下一秒,一双手毫不怜香惜玉地捧住她脸,在路灯下用力揉了揉。
“笑得难看死了。”
“……”
桑萸摸了摸被揉得开始发热的脸颊。
她,还挺怕顾寅眠生气的。
宴席中途,他是要发脾气了吧?
其实桑萸很少见他真正疾言厉色的样子。
也不想见。
她希望这世上不要有令他那么生气的事情。
但今晚——
“哥哥,对面路边有卖烤栗子的。”桑萸忽然望向远方,她弯起唇,眼睛里有亮光。
“想吃?”顾寅眠忍住叹气的冲动,他宠溺地揉揉她脑袋,“在这等我,给你去买。”
“嗯嗯。”
顾寅眠深深看小姑娘一眼,便踱步走向对街。
风拂起他墨色风衣,有一片叶子盘旋中从半空坠落,差点落在他肩上。
桑萸静静望着没入人海的男人,眼底再不是勉强的笑意。
她真的真的没有关系的。
因为她未来的人生,与他们那些不在乎她的人都无关啊!
她以后,只与他有关!
街巷热闹,不同的人声与食物香气,组成此刻独一无二的画面。
顾寅眠拎着热乎乎的纸袋回到原处,路灯下树影长长,却空无一人。
眉心拢起,顾寅眠腾出右手,从兜里取出手机。
将要拨出之际,却又反悔。
重新把手机放回口袋,顾寅眠遥望远处开成一条河的路灯。
她若想冷静,若想独处。
没关系,他原地等她便是。
纸袋里的烤栗子散发出诱人香味,顾寅眠倚在树旁。
从袋子里取出几颗栗子,他耐心剥净壳儿,将果肉一粒一粒存起来,用干净纸巾包着,放入风衣兜里。
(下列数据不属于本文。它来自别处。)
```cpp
#ifndef ELU_ROWS
#define ELU_ROWS 4
#endif
template <bool LAT>
__global__ __launch_bounds__(256) void elu_fwd_kernel(bf16_t* y, int rows, int cols, int ld, const bf16_t* lat, int lat_ld,
                                                      int npv, const bf16_t* wz, int wz_ld, int lat_cols) {
  int c0 = (blockIdx.x * 16 + (threadIdx.x & 15)) << 3;
  int r0 = blockIdx.y * (16 * ELU_ROWS) + (threadIdx.x >> 4);
  if (c0 >= cols) return;
  Bf8 v[ELU_ROWS];
#pragma unroll
  for (int u = 0; u < ELU_ROWS; u++) {
    int r = r0 + u * 16;
    if (r < rows) v[u] = *reinterpret_cast<const Bf8*>(y + (int64_t)r * ld + c0);
  }
  float x[ELU_ROWS][8];
#pragma unroll
  for (int u = 0; u < ELU_ROWS; u++)
#pragma unroll
    for (int e = 0; e < 8; e++) x[u][e] = bf2f(v[u].v[e]);
  if (LAT && c0 < lat_cols) {
    if (npv == 2) {
      float w0[8], w1[8];
#pragma unroll
      for (int e = 0; e < 8; e++) {
        const uint32_t p = *reinterpret_cast<const uint32_t*>(wz + (int64_t)(c0 + e) * wz_ld);
        w0[e] = __uint_as_float(p << 16);
        w1[e] = __uint_as_float(p & 0xffff0000u);
// ... 1262 lines not shown
```

### walk-these-ways_amd/csrc/go1ppo_mlp.h

```cpp
#pragma once

#define MLP2_K1 256
#define MLP2_N2 128
#define MLP2_N3 64
#define MLP2_BM 64
#define MLP2_WAVES 16
#define MLP2_THREADS (64 * MLP2_WAVES)
#define MLP2_IMG (128 * 128)

struct Mlp2FwdArgs { Go1PpoMlp2Fwd net[GO1PPO_MLP2_MAX_NETS]; };
struct Mlp2BwdArgs { Go1PpoMlp2Bwd net[GO1PPO_MLP2_MAX_NETS]; };

__device__ __forceinline__ int swz_row(int row) { return row & 15; }
__device__ __forceinline__ int swz_red(int row) { return 2 * ((row & 3) | (((row >> 3) & 1) << 2)); }

template <bool RED>
__device__ __forceinline__ void dma_weights(const bf16_t* W, int rows, int cols, bf16_t* img, int wave, int lane) {
  const int windows = cols >> 7, count = (rows >> 2) * windows;
  for (int idx = wave; idx < count; idx += MLP2_WAVES) {
    const int win = idx % windows, blk = idx / windows;
    const int row = blk * 4 + (lane >> 4);
    const int chunk = (lane & 15) ^ (RED ? swz_red(row) : swz_row(row));
    glds16(W + (int64_t)row * cols + win * 128 + chunk * 8, img + win * MLP2_IMG + blk * 4 * 128);
  }
// ... 174 lines not shown
      f32x4 acc[2] = {f32x4{0.f, 0.f, 0.f, 0.f}, f32x4{0.f, 0.f, 0.f, 0.f}};
#pragma unroll
      for (int kk = 0; kk < MLP2_N3 / 32; kk++) {
        const bf16x8_t w = lds_tr_operand(W3t, kk * 32 * 256 + w3off);
#pragma unroll
        for (int m = 0; m < 2; m++) acc[m] = __builtin_amdgcn_mfma_f32_16x16x32_bf16(w, lds_b128(D3i + (mp + m) * 16 * 128, foff[kk]), acc[m], 0, 0, 0);
      }
      const int k0 = kf2 * 16 + 4 * g;
#pragma unroll
      for (int m = 0; m < 2; m++) {
        const int row = (mp + m) * 16 + r;
        uint2* slot = reinterpret_cast<uint2*>(reinterpret_cast<char*>(D2i) + row * 256 + (((k0 >> 3) ^ swz_row(row)) << 4) + ((k0 >> 2) & 1) * 8);
        float h[4], o4[4];
        unpack_bf4(*slot, h);
#pragma unroll
        for (int e = 0; e < 4; e++) o4[e] = acc[m][e] * (h[e] > 0.f ? 1.f : h[e] + 1.f);
        *slot = pack_bf4(o4);
      }
    }
    __syncthreads();
    {
      f32x4 acc[4];
#pragma unroll
      for (int m = 0; m < 4; m++) acc[m] = f32x4{0.f, 0.f, 0.f, 0.f};
#pragma unroll
      for (int kk = 0; kk < MLP2_N2 / 32; kk++) {
        const bf16x8_t w = lds_tr_operand(w2img, kk * 32 * 256 + w2off);
#pragma unroll
        for (int m = 0; m < 4; m++) acc[m] = __builtin_amdgcn_mfma_f32_16x16x32_bf16(w, lds_b128(D2i + m * 16 * 128, foff[kk]), acc[m], 0, 0, 0);
      }
      const int k0 = (wave & 7) * 16 + 4 * g;
#pragma unroll
      for (int m = 0; m < 4; m++) {
        const int row = m * 16 + r;
        uint2* slot = reinterpret_cast<uint2*>(reinterpret_cast<char*>(Hi + (wave >> 3) * 64 * 128) + row * 256 +
                                               (((k0 >> 3) ^ swz_row(row)) << 4) + ((k0 >> 2) & 1) * 8);
        float h[4], o4[4];
        unpack_bf4(*slot, h);
#pragma unroll
        for (int e = 0; e < 4; e++) o4[e] = acc[m][e] * (h[e] > 0.f ? 1.f : h[e] + 1.f);
        *slot = pack_bf4(o4);
      }
    }
    __syncthreads();
    if (row0 + zrow < N.rows) *reinterpret_cast<uint4*>(dz2 + (row0 + zrow) * N.ld_dz2 + zch * 8) = *reinterpret_cast<const uint4*>(reinterpret_cast<const char*>(D2i) + zslot);
#pragma unroll
    for (int j = 0; j < 2; j++)
      if (row0 + MLP2_HROW(j) < N.rows)
        *reinterpret_cast<uint4*>(dx + (row0 + MLP2_HROW(j)) * N.ld_dx + hch * 8) = *reinterpret_cast<const uint4*>(reinterpret_cast<const char*>(Hi) + MLP2_HSLOT(j));
    __syncthreads();
  }
}
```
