extern "C" int eofx_orth_tall_rule(int64_t tall_rows_pad, int L, int prec_power) {
  return orth_tall_rule(tall_rows_pad, L, prec_power) ? 1 : 0;
}
extern "C" int eofx_peaked_spectrum(const double* G, int ld, int l) {
  if (!G || l <= 0) return 0;
  std::vector<double> A((size_t)l * l), w(l), V((size_t)l * l);
  for (int i = 0; i < l; ++i)
    for (int j = 0; j < l; ++j) A[(size_t)i * l + j] = 0.5 * (G[(size_t)i * ld + j] + G[(size_t)j * ld + i]);
  for (double v : A)
    if (!std::isfinite(v)) return 0;
  if (eofx_host_eigh_f64(A.data(), l, w.data(), V.data()) != EOFX_OK) return 1;
  if (!(w[0] > 0.0)) return 0;
  return hostla::peaked_spectrum(w.data(), l) ? 1 : 0;
}

static int launch_rinv_blocked(eofx_ctx* ctx, const double* G, int L, int l, double* Rinv) {
  const int Lb = (int)round_up(l, 64), nb = Lb / 64;
  ArenaScope scope(ctx);
  ARENA(double, S, (size_t)Lb * Lb);
  ARENA(double, X, (size_t)Lb * Lb);
  ARENA(double, T, (size_t)Lb * Lb / 2 + 64 * 64);
// ... 74 lines not shown
  }
  return EOFX_OK;
}

constexpr int EOFX_FIT_FALLBACK = 1;
typedef std::function<int(const float*, float*, int)> FirstFwd;
typedef std::function<int(const float*, float*, int)> RangeFinder;
static int rsvd_core(eofx_ctx* ctx, const LinOp& op, int k, int l, int n_iter, const float* omega,
                     RsvdOut& out, const FirstFwd* first_fwd = nullptr, const RangeFinder* range = nullptr) {
  const int L = (int)round_up(l, 32);
  const int Lo = (int)round_up(k, 32);
  AmaxScope amax_scope(ctx);
  ARENA(float, Zs, (size_t)op.small_pad * L);
  ARENA(float, Ws, (size_t)op.small_pad * L);
  ARENA(float, Yt, (size_t)op.tall_pad * L);
  ARENA(float, Qt, (size_t)op.tall_pad * L);
  ARENA(float, Tv, (size_t)op.tall_pad * Lo);
  ARENA(float, Sv, (size_t)op.small_pad * Lo);
  ARENA(double, G, (size_t)L * L);
  ARENA(double, G0, (size_t)L * L);
  ARENA(double, R2, (size_t)L * L);
  ARENA(double, Md, (size_t)L * Lo);
  ARENA(double, Md2, (size_t)L * Lo);
  double* pin = nullptr;
  CHK(pinned_scratch(ctx, &pin));
  if ((size_t)2 * L * L > EOFX_PINNED_DOUBLES) return set_err(ctx, EOFX_ERR_ARG, "internal: sketch too wide for the host scratch");

  CHK(import_panel(ctx, omega, op.small, l, Zs, op.small_pad, L));
  bool first_done = false;
  auto fwd = [&](const float* z, float* y, int prec, int to_bwd = 0) -> int {
    if (first_fwd && !first_done) {
      first_done = true;
      return (*first_fwd)(z, y, L);
    }
    first_done = true;
    if (to_bwd && op.fwd_to_bwd) return op.fwd_to_bwd(z, y, L, prec, to_bwd == 1);
    return op.fwd(z, y, L, prec);
  };
  auto gram_tall = [&](const float* Pn, double* Gout) -> int {
    CHK(launch_gram(ctx, Pn, op.tall_pad, L, Gout));
    return op.reduce_tall_gram ? op.reduce_tall_gram(Gout, (int64_t)L * L) : EOFX_OK;
  };
  auto gram_small = [&](const float* Pn, double* Gout) -> int {
    CHK(launch_gram(ctx, Pn, op.small_pad, L, Gout));
    return op.reduce_small_gram ? op.reduce_small_gram(Gout, (int64_t)L * L) : EOFX_OK;
  };
// ... 61 lines not shown
                       "SVD failed. This may be due to isolated NaN values in the data.");
      Gl[(size_t)i * l + j] = v;
    }
  eofx_host_eigh_f64(Gl.data(), l, w.data(), Uh.data());
  out.s.assign(k, 0.0);
  std::vector<double> M1((size_t)L * Lo, 0.0), M2((size_t)L * Lo, 0.0);
  std::vector<double> invs(k);
  for (int j = 0; j < k; ++j) {
    const double sv = std::sqrt(std::max(w[j], 0.0));
    out.s[j] = sv;
    invs[j] = sv > 0.0 ? 1.0 / sv : 0.0;
  }
  for (int i = 0; i < l; ++i) {
    double* m1 = &M1[(size_t)i * Lo];
    for (int q = 0; q < l; ++q) {
      const double r = hR2[(size_t)i * L + q];
      const double* uq = &Uh[(size_t)q * l];
      for (int j = 0; j < k; ++j) m1[j] += r * uq[j];
    }
    for (int j = 0; j < k; ++j) M2[(size_t)i * Lo + j] = Uh[(size_t)i * l + j] * invs[j];
  }
  HIPCHK(hipMemcpyAsync(Md, M1.data(), sizeof(double) * L * Lo, hipMemcpyHostToDevice, ctx->stream));
  HIPCHK(hipMemcpyAsync(Md2, M2.data(), sizeof(double) * L * Lo, hipMemcpyHostToDevice, ctx->stream));
  CHK(launch_matmul(ctx, Qt, op.tall_pad, L, Md, Lo, Tv));
  CHK(launch_matmul(ctx, Ws, op.small_pad, L, Md2, Lo, Sv));
  HIPCHK(hipStreamSynchronize(ctx->stream));
  out.Tvec = Tv;
  out.Svec = Sv;
  out.Lo = Lo;
  out.tall_pad = op.tall_pad;
  out.small_pad = op.small_pad;
  return EOFX_OK;
}

static int comm_allreduce(eofx_ctx* ctx, void* buf, int64_t count, int dtype, int op);
static int sign_rule(eofx_ctx* ctx, const float* Vpanel, int64_t rows, int Lo, int k,
                     std::vector<double>& sign, bool over_ranks = false) {
  ArenaScope scope(ctx);
  ARENA(float, mx, 2 * (size_t)Lo);
  float* mn = mx + Lo;
  CHK(launch_colminmax(ctx, Vpanel, rows, Lo, mx, mn));
  if (over_ranks) {
    hipLaunchKernelGGL(negate_kernel, dim3(1), dim3(256), 0, ctx->stream, mn, Lo);
    KCHK();
    CHK(comm_allreduce(ctx, mx, 2 * (int64_t)Lo, 0, 1));
  }
  std::vector<float> hmx(Lo), hmn(Lo);
  HIPCHK(hipMemcpyAsync(hmx.data(), mx, sizeof(float) * Lo, hipMemcpyDeviceToHost, ctx->stream));
  HIPCHK(hipMemcpyAsync(hmn.data(), mn, sizeof(float) * Lo, hipMemcpyDeviceToHost, ctx->stream));
  HIPCHK(hipStreamSynchronize(ctx->stream));
  sign.assign(k, 1.0);
  for (int j = 0; j < k; ++j) sign[j] = (std::fabs(hmx[j]) >= std::fabs(hmn[j])) ? 1.0 : -1.0;
  return EOFX_OK;
}
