template <int BITS, int CB, bool BIG, bool L16 = false>
__global__ __launch_bounds__(SCORE_WAVES * 64) void k_moran_score_wg(
    const uint4 *__restrict__ narrow, const double *__restrict__ Lag, int64_t tile_elems, int tiles16,
    const double *__restrict__ mean, const int32_t *__restrict__ inv, double *__restrict__ partial, int64_t n,
    int64_t pstride, int n_perm, int64_t cells_per_split, int n_splits, int n_groups)
{
    static_assert((BITS == 4 || BITS == 8 || BITS == 16 || BITS == 32 || BITS == 64) && (CB == 4 || CB == 8), "source width / block size");
    constexpr bool NIB = BITS == 4;
    constexpr int TG = BITS == 8 ? 8 : BITS == 16 ? 4 : BITS == 32 ? 2 : NIB ? 4 : 1;
    constexpr bool CENTER = BITS == 16 || BITS == 32;
    constexpr int ROW = TG * 8;
    constexpr int NI = CB / 4;
    constexpr int SPS = SCORE_SB / CB;
    constexpr int PIECES = SCORE_SB * ROW;
    static_assert(PIECES <= SCORE_WAVES * 64 && (SCORE_WAVES * 64) % PIECES == 0, "every thread loads one piece");
    __shared__ double2 lds_lag[2][PIECES];
    const int wave = threadIdx.x >> 6, lane = threadIdx.x & 63;
    const int r = lane >> 3, q = lane & 7;
    const int pid = (int)threadIdx.x % PIECES;
    const int lcell = pid / ROW, ltile = (pid % ROW) >> 3;
    const int pchunks = (n_perm + 8 * SCORE_WAVES - 1) / (8 * SCORE_WAVES);
    const int64_t n_tasks = (int64_t)n_groups * n_splits * pchunks;

    for (int64_t task = blockIdx.x; task < n_tasks; task += gridDim.x) {
        const int pch = (int)(task % pchunks);
        const int64_t rest = task / pchunks;
        const int split = (int)(rest % n_splits), grp = (int)(rest / n_splits);
        const int pbase = (pch * SCORE_WAVES + (BITS != 64 ? __builtin_amdgcn_readfirstlane(wave) : wave)) * 8;
        const bool live = pbase < n_perm;
        const int p = pbase + r;
        const int pc = p < n_perm ? p : n_perm - 1;
        const int64_t c0 = (int64_t)split * cells_per_split;
        int64_t c1 = c0 + cells_per_split;
        if (c1 > n) c1 = n;
        const int32_t *irow = inv + (int64_t)pc * pstride;
        const char *Xg = reinterpret_cast<const char *>(narrow + (int64_t)grp * n * 8);
        const uint32_t qoff = (uint32_t)q * 16u;
        const int tiles_left = tiles16 - TG * grp;
        const double *lag_g = Lag + (int64_t)TG * grp * tile_elems;
        const double2 *lsrc = NIB ? reinterpret_cast<const double2 *>(Lag) + (int64_t)grp * n * ROW + (pid % ROW)
                                  : reinterpret_cast<const double2 *>(lag_g + (int64_t)(ltile < tiles_left ? ltile : 0) * tile_elems) + (pid & 7);
        constexpr int LSTRIDE = NIB ? ROW : 8;
        const uint32_t *lag16_g = reinterpret_cast<const uint32_t *>(Lag) + (int64_t)grp * n * ROW;
        const uint32_t *lsrc16 = lag16_g + (pid % ROW);
        double m[CENTER ? TG : 1][2], acc[TG][2];
#pragma unroll
        for (int t = 0; t < TG; ++t) {
            if constexpr (CENTER) {
                const double *mt = mean + (int64_t)(TG * grp + (t < tiles_left ? t : 0)) * SC_TILE + 2 * q;
                m[t][0] = mt[0]; m[t][1] = mt[1];
            }
            acc[t][0] = acc[t][1] = 0.0;
        }
        uint32_t ai[NIB ? 32 : 1];
#pragma unroll
        for (int k2 = 0; k2 < (NIB ? 32 : 1); ++k2) ai[k2] = 0u;
        const int64_t nsb = (c1 - c0) / SCORE_SB;
        const int64_t nblk = nsb * SPS;

        double2 lg;
        uint32_t lh = 0;
        uint4 xa[CB], xb[CB];
        auto park = [&](int buf) {
            if constexpr (L16) lds_lag[buf][pid] = lag16_to_double2(lh);
            else lds_lag[buf][pid] = lg;
        };

        auto load_idx = [&](int4 (&id)[NI], int64_t b) { score_load_idx<CB>(id, irow, c0, b, nblk); };
        auto load_lag = [&](int64_t sb) {
            const int64_t ss = sb < nsb ? sb : nsb - 1;
            if constexpr (L16) lh = lsrc16[(c0 + ss * SCORE_SB + lcell) * ROW];
            else lg = lsrc[(c0 + ss * SCORE_SB + lcell) * LSTRIDE];
        };
        auto gather = [&](uint4 (&x)[CB], const int4 (&id)[NI]) { score_gather<CB, BIG>(x, id, Xg, qoff); };
        auto mul_cell = [&](const uint4 &x, const double2 *lr) {
            const uint32_t w[4] = {x.x, x.y, x.z, x.w};
            if constexpr (NIB) {
#pragma unroll
                for (int t = 0; t < 4; ++t) {
                    const uint4 sp = *reinterpret_cast<const uint4 *>(&lr[t * 8]);
                    const uint32_t sw[4] = {sp.x, sp.y, sp.z, sp.w};
#pragma unroll
                    for (int e = 0; e < 8; ++e)
                        ai[t * 8 + e] += __umul24((w[t] >> (4 * e)) & 15u, (sw[e >> 1] >> (16 * (e & 1))) & 0xffffu);
                }
                return;
            }
#pragma unroll
            for (int t = 0; t < TG; ++t) score_fma<BITS, CENTER>(w, t, lr[t * 8], m[CENTER ? t : 0], acc[t]);
        };
        auto stage = [&](const uint4 (&cur)[CB], uint4 (&nxt)[CB], int4 (&id_next)[NI], int64_t sb, int k) {
            if (k == 0) load_lag(sb + 1);
            __builtin_amdgcn_sched_barrier(0);
            gather(nxt, id_next);
            __builtin_amdgcn_sched_barrier(0);
            load_idx(id_next, sb * SPS + k + 1 + SPS);
            __builtin_amdgcn_sched_barrier(0);
            const double2 *lr = &lds_lag[sb & 1][k * CB * ROW + q];
#pragma unroll
            for (int c = 0; c < CB; ++c) {
                mul_cell(cur[c], lr + c * ROW);
                if constexpr (NIB) __builtin_amdgcn_sched_barrier(0);
            }
            __builtin_amdgcn_sched_barrier(0);
            if (k == SPS - 1) {
                park((int)((sb + 1) & 1));
                __syncthreads();
            }
        };

        if (BITS != 64 && nsb > 0 && !live) {
            load_lag(0);
            park(0);
            __syncthreads();
            for (int64_t sb = 0; sb < nsb; ++sb) {
                load_lag(sb + 1);
                park((int)((sb + 1) & 1));
                __syncthreads();
            }
        } else if (nsb > 0) {
            int4 id0[NI], id1[NI], id2[NI], id3[NI];
            load_lag(0);
            load_idx(id3, 0);
            gather(xa, id3);
            load_idx(id0, 1);
            load_idx(id1, 2);
            if constexpr (SPS == 4) { load_idx(id2, 3); load_idx(id3, 4); }
            park(0);
            __syncthreads();
            for (int64_t sb = 0; sb < nsb; ++sb) {
                stage(xa, xb, id0, sb, 0);
                stage(xb, xa, id1, sb, 1);
                if constexpr (SPS == 4) {
                    stage(xa, xb, id2, sb, 2);
                    stage(xb, xa, id3, sb, 3);
                }
            }
        }
        if (live) {
            for (int64_t j = c0 + nsb * SCORE_SB; j < c1; ++j) {
                const uint4 x = score_row<BIG>(Xg, qoff, irow[j]);
                const uint32_t w[4] = {x.x, x.y, x.z, x.w};
                if constexpr (NIB) {
                    const uint4 *srow = reinterpret_cast<const uint4 *>(Lag) + ((int64_t)grp * n + j) * ROW + q;
#pragma unroll
                    for (int t = 0; t < 4; ++t) {
                        const uint4 sp = srow[t * 8];
                        const uint32_t sw[4] = {sp.x, sp.y, sp.z, sp.w};
#pragma unroll
                        for (int e = 0; e < 8; ++e)
                            ai[t * 8 + e] += __umul24((w[t] >> (4 * e)) & 15u, (sw[e >> 1] >> (16 * (e & 1))) & 0xffffu);
                    }
                    continue;
                }
#pragma unroll
                for (int t = 0; t < TG; ++t) {
                    double2 l;
                    if constexpr (L16) l = lag16_to_double2(lag16_g[j * ROW + t * 8 + q]);
                    else l = reinterpret_cast<const double2 *>(lag_g + (int64_t)(t < tiles_left ? t : 0) * tile_elems)[j * 8 + q];
                    score_fma<BITS, CENTER>(w, t, l, m[CENTER ? t : 0], acc[t]);
                }
            }
            if (p < n_perm) {
                if constexpr (NIB) {
                    double2 *out = reinterpret_cast<double2 *>(partial + ((((int64_t)grp * n_splits + split) * n_perm + p) * 256 + q * 8));
#pragma unroll
                    for (int t = 0; t < 4; ++t)
#pragma unroll
                        for (int e2 = 0; e2 < 4; ++e2)
                            out[t * 32 + e2] = make_double2((double)ai[t * 8 + 2 * e2], (double)ai[t * 8 + 2 * e2 + 1]);
                } else {
                double2 *out = reinterpret_cast<double2 *>(partial) + (((int64_t)grp * n_splits + split) * n_perm + p) * ROW + q;
#pragma unroll
                for (int t = 0; t < TG; ++t) out[t * 8] = make_double2(acc[t][0], acc[t][1]);
                }
            }
        }
    }
}

template <int GP>
__global__ __launch_bounds__(256) void k_moran_finalize_groups(const double *__restrict__ partial,
                                                               const double *__restrict__ seff,
                                                               const double *__restrict__ corr,
                                                               double *__restrict__ sims, double *__restrict__ raw, int n_perm,
                                                               int splits, int64_t n_genes, int64_t p0)
{
    const int t = blockIdx.x * blockDim.x + threadIdx.x;
    const int p = t / GP, slot = t % GP;
    const int64_t g = GP * (int64_t)blockIdx.y + slot;
    if (p >= n_perm || g >= n_genes) return;
    const double *pt = partial + (int64_t)blockIdx.y * splits * n_perm * GP;
    double s = 0.0;
    for (int k = 0; k < splits; ++k) s += pt[((int64_t)k * n_perm + p) * GP + slot];
    raw[(p0 + p) * n_genes + g] = s;
    sims[(p0 + p) * n_genes + g] = seff[g] * (s - corr[g]);
}

static int64_t score_cells_per_split(int64_t n)
{
    int64_t cps = align_up64(ceil_div64(n, 512), 8);
    return cps < 2048 ? 2048 : cps;
}

static int pick_splits(int64_t n, int n_perm_tiles, int64_t *cells_per_split)
{
    int64_t want = ceil_div64(2048, n_perm_tiles > 0 ? n_perm_tiles : 1);
    if (want < 1) want = 1;
    if (want > 256) want = 256;
    int64_t cps = align_up64(ceil_div64(n, want), 8);
    if (cps < 2048) cps = 2048;
    *cells_per_split = cps;
    return (int)ceil_div64(n, cps);
}

static int moran_check(sc_ctx *c, int64_t n_perm, const double *I_out)
{
    SC_REQUIRE(c && I_out, SC_ERR_INVALID, "sc_moran: null pointer");
    SC_REQUIRE(n_perm >= 0 && n_perm <= (1 << 24), SC_ERR_INVALID, "sc_moran: n_perm=%lld out of range",
               (long long)n_perm);
    SC_HIP(hipSetDevice(c->device));
    SC_REQUIRE(c->e_n > 0, SC_ERR_STATE, "sc_moran: no expression loaded");
    SC_REQUIRE(c->g_n > 0, SC_ERR_STATE, "sc_moran: no graph set");
    SC_REQUIRE(c->g_n == c->e_n, SC_ERR_INVALID, "sc_moran: graph has %lld rows but expression has %lld cells",
               (long long)c->g_n, (long long)c->e_n);
    return SC_OK;
}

桑萸回来时,见到的便是这幅……有些难以用语言形容的画面。
男人高挑身材与样貌是一道极养眼的风景线。
黯淡天色下,他懒懒散散靠在树躯,灯火碎影、斑斓叶影,为他披上神秘动人的外衣。
来往不少女性,都向他投来感兴趣的目光。
而他却仿佛沉浸在遥远又静谧的个人世界,浑身都透着一股难以接近的疏离感。
哪怕,他正在十分接地气地剥烤栗子。
平日一定有好多女生向他搭讪吧?
大学时,他就受欢迎得很。
桑萸想,倘若顾寅眠肯稍微收一收那疏离冷淡的气质,一定有做万人迷的潜质。
笑着缓步走到顾寅眠身侧,桑萸软声唤:“哥哥,我回来了。”
小姑娘踏着星光而来,顾寅眠抬眸便撞进她甜软的笑眼里。
她嘴角翘起的弧度再不是方才伪装坚强的模样,顾寅眠心底松了口气,细细打量桑萸。
小姑娘两手拎满食物,有刚出炉热腾腾的枣儿糕,有香煎的嫩嫩的豆腐块儿,还有烤冷面以及肉串等。买这么多?能吃得下?
顾寅眠心道:亏哥哥还给你剥了那么多烤栗子呢!
接过她满手的食物,顾寅眠把兜里存的栗子肉都给她:“你先吃这个。”
桑萸:……
他竟把剥好的栗子肉都存着给她吗?
而且栗子还是热乎乎的。
“等我很久了吗?”桑萸心底淌着一条春天被阳光晒暖的河,整个人都被和煦的风包围着,“对不起呀,那边排队买枣儿糕的人有些多,所以有些耽搁时间了。”
顾寅眠开玩笑说:“你又想吃枣儿糕了?那可不行,你得先吃我的烤栗子。”
桑萸听话地点头,她往嘴里喂了颗栗子肉,栗子软糯香甜,可真好吃。
把食物咽下去,桑萸才笑着同顾寅眠说:“我这些是买给哥哥你的,你晚上都没吃什么东西呢!我不知道你喜欢吃什么,所以才每样都买了一点的。”
许久许久。
顾寅眠都没能说出话。
两人徐徐走向停车场,上车前,顾寅眠突然止步,他低下眉头。
面前的小姑娘嘴里含着栗子肉,她粉润唇边沾染了一丢丢小碎屑,正懵懂又莫名地望着他,缓慢咀嚼的小嘴也不动了。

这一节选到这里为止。